Look at each line below and tally those holding "statBusy"; answer with that figure and nothing else.

Data records:
----
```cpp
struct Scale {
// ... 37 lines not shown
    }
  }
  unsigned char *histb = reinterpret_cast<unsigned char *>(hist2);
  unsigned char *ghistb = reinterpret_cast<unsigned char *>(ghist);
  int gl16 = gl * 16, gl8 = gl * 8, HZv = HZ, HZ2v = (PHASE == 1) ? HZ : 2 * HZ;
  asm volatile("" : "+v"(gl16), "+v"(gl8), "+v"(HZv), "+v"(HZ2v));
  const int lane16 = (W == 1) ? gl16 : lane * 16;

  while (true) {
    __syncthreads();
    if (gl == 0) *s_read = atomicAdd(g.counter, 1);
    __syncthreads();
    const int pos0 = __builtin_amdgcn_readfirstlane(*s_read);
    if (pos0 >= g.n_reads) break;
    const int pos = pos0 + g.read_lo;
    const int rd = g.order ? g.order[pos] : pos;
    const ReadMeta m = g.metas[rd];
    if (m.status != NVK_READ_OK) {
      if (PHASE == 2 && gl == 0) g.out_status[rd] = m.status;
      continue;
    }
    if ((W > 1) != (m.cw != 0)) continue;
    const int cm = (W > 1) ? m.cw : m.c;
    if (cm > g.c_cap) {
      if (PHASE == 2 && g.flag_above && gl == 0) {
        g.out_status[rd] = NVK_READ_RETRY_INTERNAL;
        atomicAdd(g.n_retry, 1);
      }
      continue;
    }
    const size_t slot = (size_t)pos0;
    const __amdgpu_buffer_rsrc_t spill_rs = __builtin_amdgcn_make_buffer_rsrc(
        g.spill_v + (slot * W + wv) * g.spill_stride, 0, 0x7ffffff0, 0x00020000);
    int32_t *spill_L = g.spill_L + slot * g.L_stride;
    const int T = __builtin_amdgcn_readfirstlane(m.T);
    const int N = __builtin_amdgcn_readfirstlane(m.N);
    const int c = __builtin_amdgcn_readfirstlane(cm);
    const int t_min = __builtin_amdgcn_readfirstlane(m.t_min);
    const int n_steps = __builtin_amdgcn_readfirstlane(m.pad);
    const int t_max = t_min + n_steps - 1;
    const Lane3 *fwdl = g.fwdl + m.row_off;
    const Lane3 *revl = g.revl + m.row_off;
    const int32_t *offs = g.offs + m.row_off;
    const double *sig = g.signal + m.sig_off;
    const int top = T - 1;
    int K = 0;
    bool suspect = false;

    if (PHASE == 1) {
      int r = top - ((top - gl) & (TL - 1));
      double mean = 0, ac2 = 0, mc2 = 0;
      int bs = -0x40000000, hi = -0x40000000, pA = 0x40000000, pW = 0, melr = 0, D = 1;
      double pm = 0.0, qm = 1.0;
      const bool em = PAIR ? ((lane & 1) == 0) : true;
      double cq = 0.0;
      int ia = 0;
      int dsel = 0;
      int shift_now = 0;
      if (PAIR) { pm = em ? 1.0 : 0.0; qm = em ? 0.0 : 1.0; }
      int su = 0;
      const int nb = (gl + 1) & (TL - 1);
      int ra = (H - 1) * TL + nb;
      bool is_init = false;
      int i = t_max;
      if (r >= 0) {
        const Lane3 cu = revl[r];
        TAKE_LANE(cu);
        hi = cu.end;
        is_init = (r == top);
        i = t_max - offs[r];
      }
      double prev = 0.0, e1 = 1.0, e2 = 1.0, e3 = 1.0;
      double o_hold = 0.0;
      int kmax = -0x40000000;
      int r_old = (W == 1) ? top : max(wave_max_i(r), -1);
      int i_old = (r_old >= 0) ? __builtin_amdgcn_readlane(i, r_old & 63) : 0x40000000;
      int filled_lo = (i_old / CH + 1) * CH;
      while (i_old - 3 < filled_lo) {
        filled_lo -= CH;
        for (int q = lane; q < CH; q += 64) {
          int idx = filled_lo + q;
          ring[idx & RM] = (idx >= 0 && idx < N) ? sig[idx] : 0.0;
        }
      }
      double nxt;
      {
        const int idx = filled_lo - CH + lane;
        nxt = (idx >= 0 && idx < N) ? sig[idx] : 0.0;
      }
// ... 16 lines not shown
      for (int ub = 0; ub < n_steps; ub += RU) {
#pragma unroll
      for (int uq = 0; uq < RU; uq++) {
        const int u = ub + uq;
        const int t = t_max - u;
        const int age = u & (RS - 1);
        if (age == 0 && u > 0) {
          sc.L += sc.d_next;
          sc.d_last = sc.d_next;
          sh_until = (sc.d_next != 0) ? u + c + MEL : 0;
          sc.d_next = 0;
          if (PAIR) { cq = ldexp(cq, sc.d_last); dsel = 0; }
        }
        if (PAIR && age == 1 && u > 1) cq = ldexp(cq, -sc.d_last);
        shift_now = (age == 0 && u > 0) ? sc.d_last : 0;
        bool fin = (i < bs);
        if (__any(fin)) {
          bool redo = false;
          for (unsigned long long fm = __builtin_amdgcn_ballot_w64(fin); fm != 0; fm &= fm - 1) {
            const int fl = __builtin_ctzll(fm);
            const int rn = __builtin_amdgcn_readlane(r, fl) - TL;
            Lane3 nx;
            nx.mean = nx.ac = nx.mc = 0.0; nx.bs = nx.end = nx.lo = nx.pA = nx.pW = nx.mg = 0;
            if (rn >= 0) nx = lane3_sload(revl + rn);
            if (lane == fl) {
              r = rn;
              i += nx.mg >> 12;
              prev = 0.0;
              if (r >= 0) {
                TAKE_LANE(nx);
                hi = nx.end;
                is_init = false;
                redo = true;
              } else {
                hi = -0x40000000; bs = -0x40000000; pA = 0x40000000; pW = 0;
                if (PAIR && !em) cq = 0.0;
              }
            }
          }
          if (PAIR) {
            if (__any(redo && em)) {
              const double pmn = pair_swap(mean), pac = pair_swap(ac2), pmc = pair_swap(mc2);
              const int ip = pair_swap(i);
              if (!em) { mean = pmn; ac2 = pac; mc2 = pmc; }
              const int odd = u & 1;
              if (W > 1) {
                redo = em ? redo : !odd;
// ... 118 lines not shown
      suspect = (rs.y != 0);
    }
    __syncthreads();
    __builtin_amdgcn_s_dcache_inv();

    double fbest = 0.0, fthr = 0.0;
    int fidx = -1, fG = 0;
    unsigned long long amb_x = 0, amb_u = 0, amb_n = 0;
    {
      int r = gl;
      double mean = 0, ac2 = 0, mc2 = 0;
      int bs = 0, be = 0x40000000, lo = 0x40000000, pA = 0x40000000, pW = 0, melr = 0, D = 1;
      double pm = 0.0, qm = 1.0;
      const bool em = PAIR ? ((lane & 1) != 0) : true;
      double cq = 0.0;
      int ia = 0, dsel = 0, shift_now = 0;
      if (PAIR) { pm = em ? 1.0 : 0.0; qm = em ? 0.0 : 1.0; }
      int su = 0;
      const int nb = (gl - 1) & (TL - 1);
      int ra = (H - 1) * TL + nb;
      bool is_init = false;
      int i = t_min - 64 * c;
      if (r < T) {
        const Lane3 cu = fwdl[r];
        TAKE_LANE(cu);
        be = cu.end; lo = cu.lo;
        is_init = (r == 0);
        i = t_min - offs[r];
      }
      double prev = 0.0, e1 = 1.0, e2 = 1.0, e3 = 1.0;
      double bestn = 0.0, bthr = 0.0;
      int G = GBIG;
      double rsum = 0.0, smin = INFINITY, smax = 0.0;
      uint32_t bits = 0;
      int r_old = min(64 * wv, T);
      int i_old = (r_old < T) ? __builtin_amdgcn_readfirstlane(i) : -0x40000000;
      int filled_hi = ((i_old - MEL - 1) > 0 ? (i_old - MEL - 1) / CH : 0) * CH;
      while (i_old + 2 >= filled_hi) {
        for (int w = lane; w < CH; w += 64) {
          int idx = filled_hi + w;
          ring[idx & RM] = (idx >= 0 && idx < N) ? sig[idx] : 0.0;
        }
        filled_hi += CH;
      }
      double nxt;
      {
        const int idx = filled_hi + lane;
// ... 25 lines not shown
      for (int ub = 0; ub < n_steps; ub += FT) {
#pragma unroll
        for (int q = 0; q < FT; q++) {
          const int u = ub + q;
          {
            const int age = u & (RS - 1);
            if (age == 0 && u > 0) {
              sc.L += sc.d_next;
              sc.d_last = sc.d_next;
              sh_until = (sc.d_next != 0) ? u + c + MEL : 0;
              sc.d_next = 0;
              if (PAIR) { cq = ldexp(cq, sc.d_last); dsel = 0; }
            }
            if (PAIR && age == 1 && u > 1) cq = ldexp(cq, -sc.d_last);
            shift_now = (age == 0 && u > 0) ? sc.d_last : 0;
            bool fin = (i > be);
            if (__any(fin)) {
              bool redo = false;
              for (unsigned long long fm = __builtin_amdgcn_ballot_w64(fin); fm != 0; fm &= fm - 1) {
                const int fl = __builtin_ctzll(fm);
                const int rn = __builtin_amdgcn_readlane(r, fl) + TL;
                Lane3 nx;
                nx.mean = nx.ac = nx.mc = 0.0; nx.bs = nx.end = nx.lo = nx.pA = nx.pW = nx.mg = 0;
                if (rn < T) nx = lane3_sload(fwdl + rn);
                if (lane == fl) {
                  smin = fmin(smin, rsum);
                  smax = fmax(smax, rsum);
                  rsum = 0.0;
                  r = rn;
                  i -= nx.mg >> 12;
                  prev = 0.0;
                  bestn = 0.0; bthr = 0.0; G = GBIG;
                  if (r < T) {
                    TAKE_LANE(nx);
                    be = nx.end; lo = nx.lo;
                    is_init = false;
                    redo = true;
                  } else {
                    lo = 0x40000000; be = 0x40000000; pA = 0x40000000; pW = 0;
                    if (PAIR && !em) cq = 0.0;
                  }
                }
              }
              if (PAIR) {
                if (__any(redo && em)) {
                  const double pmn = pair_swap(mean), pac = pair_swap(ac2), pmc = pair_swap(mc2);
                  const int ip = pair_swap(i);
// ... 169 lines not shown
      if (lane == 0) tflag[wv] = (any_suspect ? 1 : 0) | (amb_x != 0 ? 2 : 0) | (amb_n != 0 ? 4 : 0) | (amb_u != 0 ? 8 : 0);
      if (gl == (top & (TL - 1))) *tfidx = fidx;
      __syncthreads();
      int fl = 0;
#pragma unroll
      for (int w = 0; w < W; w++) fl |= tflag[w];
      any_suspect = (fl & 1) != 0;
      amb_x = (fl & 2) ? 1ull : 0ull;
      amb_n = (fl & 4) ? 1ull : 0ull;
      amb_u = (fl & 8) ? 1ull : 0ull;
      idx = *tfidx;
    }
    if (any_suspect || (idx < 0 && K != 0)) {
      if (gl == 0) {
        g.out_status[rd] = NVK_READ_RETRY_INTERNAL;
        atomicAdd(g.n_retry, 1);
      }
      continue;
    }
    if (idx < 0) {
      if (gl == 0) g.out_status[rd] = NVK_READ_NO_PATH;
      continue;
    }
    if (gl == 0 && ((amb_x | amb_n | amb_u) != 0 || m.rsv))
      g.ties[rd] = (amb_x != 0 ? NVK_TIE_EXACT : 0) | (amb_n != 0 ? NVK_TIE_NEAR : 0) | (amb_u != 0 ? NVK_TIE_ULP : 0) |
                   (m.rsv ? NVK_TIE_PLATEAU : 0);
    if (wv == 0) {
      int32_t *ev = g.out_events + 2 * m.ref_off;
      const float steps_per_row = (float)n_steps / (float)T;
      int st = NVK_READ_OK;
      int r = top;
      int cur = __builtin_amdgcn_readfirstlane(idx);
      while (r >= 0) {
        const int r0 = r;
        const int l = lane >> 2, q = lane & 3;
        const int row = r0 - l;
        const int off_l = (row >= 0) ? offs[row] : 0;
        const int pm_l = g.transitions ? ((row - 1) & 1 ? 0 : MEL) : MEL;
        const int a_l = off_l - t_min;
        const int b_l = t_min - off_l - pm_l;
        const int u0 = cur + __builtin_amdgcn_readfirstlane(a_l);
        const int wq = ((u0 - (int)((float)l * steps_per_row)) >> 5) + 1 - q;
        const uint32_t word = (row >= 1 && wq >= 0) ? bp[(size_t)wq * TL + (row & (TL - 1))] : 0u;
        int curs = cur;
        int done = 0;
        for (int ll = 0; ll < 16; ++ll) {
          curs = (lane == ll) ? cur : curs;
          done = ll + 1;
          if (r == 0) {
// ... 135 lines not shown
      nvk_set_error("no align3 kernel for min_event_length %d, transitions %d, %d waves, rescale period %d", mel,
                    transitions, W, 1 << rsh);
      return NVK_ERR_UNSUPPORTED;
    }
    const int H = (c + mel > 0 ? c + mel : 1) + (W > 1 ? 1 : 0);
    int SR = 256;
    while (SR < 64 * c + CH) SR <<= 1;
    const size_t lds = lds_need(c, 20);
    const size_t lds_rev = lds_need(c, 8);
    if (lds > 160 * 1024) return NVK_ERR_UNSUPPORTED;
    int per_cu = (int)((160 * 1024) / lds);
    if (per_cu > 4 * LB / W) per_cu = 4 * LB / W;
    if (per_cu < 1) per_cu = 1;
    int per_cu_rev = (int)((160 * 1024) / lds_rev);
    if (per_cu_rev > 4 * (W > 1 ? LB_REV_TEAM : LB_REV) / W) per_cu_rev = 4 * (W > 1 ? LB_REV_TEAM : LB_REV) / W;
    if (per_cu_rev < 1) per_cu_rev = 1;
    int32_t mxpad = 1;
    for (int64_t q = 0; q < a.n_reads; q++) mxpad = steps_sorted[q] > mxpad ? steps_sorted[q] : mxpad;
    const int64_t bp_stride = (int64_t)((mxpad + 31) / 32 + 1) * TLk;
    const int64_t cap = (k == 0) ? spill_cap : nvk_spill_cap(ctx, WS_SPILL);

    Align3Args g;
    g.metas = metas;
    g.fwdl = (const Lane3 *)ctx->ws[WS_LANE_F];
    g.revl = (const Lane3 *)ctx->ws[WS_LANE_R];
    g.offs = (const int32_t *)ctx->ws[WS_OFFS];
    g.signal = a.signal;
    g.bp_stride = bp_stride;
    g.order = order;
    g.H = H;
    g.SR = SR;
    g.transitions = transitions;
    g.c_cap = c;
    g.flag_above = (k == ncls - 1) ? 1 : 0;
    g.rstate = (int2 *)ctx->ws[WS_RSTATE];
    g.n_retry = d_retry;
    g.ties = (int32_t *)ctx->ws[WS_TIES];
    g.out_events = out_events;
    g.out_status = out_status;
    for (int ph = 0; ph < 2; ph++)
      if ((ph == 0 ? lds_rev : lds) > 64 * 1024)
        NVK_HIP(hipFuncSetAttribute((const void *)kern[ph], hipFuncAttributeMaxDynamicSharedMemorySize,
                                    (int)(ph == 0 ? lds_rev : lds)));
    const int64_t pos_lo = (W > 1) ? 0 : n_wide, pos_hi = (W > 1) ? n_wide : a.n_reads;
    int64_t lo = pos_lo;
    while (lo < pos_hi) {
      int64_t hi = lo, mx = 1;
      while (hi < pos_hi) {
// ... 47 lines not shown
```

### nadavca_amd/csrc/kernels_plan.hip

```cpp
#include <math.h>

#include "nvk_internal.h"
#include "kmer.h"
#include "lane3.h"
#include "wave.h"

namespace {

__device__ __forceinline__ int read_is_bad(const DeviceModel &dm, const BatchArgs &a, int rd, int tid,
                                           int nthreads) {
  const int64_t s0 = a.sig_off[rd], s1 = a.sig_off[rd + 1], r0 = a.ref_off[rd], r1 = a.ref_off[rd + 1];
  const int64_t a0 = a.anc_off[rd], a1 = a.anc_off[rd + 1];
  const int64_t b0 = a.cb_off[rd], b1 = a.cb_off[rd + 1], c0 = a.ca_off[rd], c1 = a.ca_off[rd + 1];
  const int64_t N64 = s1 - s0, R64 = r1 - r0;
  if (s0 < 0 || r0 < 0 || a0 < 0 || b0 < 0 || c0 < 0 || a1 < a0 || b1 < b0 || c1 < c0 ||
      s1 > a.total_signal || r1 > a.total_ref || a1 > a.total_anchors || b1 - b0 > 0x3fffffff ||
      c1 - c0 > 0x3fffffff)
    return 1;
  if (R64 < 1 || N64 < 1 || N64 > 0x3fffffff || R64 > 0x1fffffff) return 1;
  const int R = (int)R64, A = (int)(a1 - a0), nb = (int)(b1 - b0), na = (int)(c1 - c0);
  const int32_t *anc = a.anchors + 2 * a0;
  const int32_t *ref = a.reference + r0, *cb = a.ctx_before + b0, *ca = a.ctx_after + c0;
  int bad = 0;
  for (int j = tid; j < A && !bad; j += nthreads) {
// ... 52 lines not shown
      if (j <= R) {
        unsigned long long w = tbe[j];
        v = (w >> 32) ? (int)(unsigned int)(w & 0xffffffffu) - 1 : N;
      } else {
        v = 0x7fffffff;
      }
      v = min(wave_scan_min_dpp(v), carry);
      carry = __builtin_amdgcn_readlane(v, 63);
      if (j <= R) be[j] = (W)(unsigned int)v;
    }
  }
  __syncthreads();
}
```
----
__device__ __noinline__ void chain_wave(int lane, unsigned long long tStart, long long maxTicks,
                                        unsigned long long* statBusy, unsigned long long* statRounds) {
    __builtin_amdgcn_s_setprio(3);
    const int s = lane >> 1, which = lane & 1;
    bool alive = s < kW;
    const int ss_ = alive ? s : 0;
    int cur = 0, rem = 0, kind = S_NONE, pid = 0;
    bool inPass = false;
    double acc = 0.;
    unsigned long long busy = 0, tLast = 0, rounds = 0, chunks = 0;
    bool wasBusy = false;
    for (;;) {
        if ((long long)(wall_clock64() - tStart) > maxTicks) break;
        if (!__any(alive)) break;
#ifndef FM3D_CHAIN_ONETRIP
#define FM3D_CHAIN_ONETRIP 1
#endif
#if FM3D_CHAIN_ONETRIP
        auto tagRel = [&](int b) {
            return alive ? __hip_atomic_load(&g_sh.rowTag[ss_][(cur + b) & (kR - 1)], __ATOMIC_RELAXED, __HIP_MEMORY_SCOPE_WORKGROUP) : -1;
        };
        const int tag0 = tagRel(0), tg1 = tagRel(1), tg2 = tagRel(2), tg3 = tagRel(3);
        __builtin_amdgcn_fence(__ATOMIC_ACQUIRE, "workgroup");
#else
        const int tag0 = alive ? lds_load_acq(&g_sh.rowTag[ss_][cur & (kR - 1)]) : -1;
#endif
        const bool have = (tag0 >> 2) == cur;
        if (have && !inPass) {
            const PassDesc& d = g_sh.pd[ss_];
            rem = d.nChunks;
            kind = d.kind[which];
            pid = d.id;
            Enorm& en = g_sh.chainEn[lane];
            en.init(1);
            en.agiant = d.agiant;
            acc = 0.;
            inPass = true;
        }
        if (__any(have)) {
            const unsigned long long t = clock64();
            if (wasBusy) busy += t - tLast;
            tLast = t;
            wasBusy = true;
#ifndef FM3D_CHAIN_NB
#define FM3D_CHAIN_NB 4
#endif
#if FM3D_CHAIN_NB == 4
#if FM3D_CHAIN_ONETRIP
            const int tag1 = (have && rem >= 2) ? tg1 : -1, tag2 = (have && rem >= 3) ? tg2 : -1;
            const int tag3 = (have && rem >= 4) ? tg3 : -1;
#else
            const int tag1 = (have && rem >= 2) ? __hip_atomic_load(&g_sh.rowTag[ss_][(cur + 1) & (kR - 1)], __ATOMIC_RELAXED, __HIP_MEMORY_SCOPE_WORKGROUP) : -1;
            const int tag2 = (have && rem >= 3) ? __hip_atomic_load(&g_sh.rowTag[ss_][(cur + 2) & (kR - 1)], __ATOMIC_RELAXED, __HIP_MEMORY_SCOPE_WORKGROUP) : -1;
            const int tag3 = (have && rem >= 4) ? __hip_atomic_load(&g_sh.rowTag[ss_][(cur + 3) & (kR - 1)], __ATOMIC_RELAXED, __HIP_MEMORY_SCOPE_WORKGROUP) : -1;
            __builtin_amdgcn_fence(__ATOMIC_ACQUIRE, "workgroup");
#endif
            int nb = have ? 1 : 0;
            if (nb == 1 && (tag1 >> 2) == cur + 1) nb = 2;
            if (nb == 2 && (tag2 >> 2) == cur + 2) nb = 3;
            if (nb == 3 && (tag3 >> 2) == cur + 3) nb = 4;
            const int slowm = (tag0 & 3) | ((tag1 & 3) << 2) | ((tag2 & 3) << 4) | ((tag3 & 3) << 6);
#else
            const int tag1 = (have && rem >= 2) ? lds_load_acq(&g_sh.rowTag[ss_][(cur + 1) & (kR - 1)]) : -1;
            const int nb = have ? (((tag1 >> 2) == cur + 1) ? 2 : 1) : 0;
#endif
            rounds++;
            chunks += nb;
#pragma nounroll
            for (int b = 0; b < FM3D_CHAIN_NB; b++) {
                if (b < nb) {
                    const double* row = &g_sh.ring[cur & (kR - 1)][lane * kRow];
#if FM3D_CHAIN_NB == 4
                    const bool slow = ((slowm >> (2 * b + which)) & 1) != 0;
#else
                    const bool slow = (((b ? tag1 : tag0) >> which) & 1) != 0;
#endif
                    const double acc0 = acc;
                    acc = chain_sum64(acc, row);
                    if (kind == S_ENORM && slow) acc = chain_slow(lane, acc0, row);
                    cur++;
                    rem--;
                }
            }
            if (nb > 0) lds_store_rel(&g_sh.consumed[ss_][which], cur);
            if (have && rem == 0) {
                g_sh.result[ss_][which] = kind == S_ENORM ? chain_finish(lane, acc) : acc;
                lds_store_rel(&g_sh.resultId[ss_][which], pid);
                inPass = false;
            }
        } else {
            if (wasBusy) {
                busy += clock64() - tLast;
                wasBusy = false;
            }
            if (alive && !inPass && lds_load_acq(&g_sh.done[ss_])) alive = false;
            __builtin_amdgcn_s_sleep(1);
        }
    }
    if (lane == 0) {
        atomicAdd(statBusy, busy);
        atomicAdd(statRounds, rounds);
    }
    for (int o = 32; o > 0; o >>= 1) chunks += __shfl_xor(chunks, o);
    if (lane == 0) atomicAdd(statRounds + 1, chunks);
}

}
----
**Answer section:** 2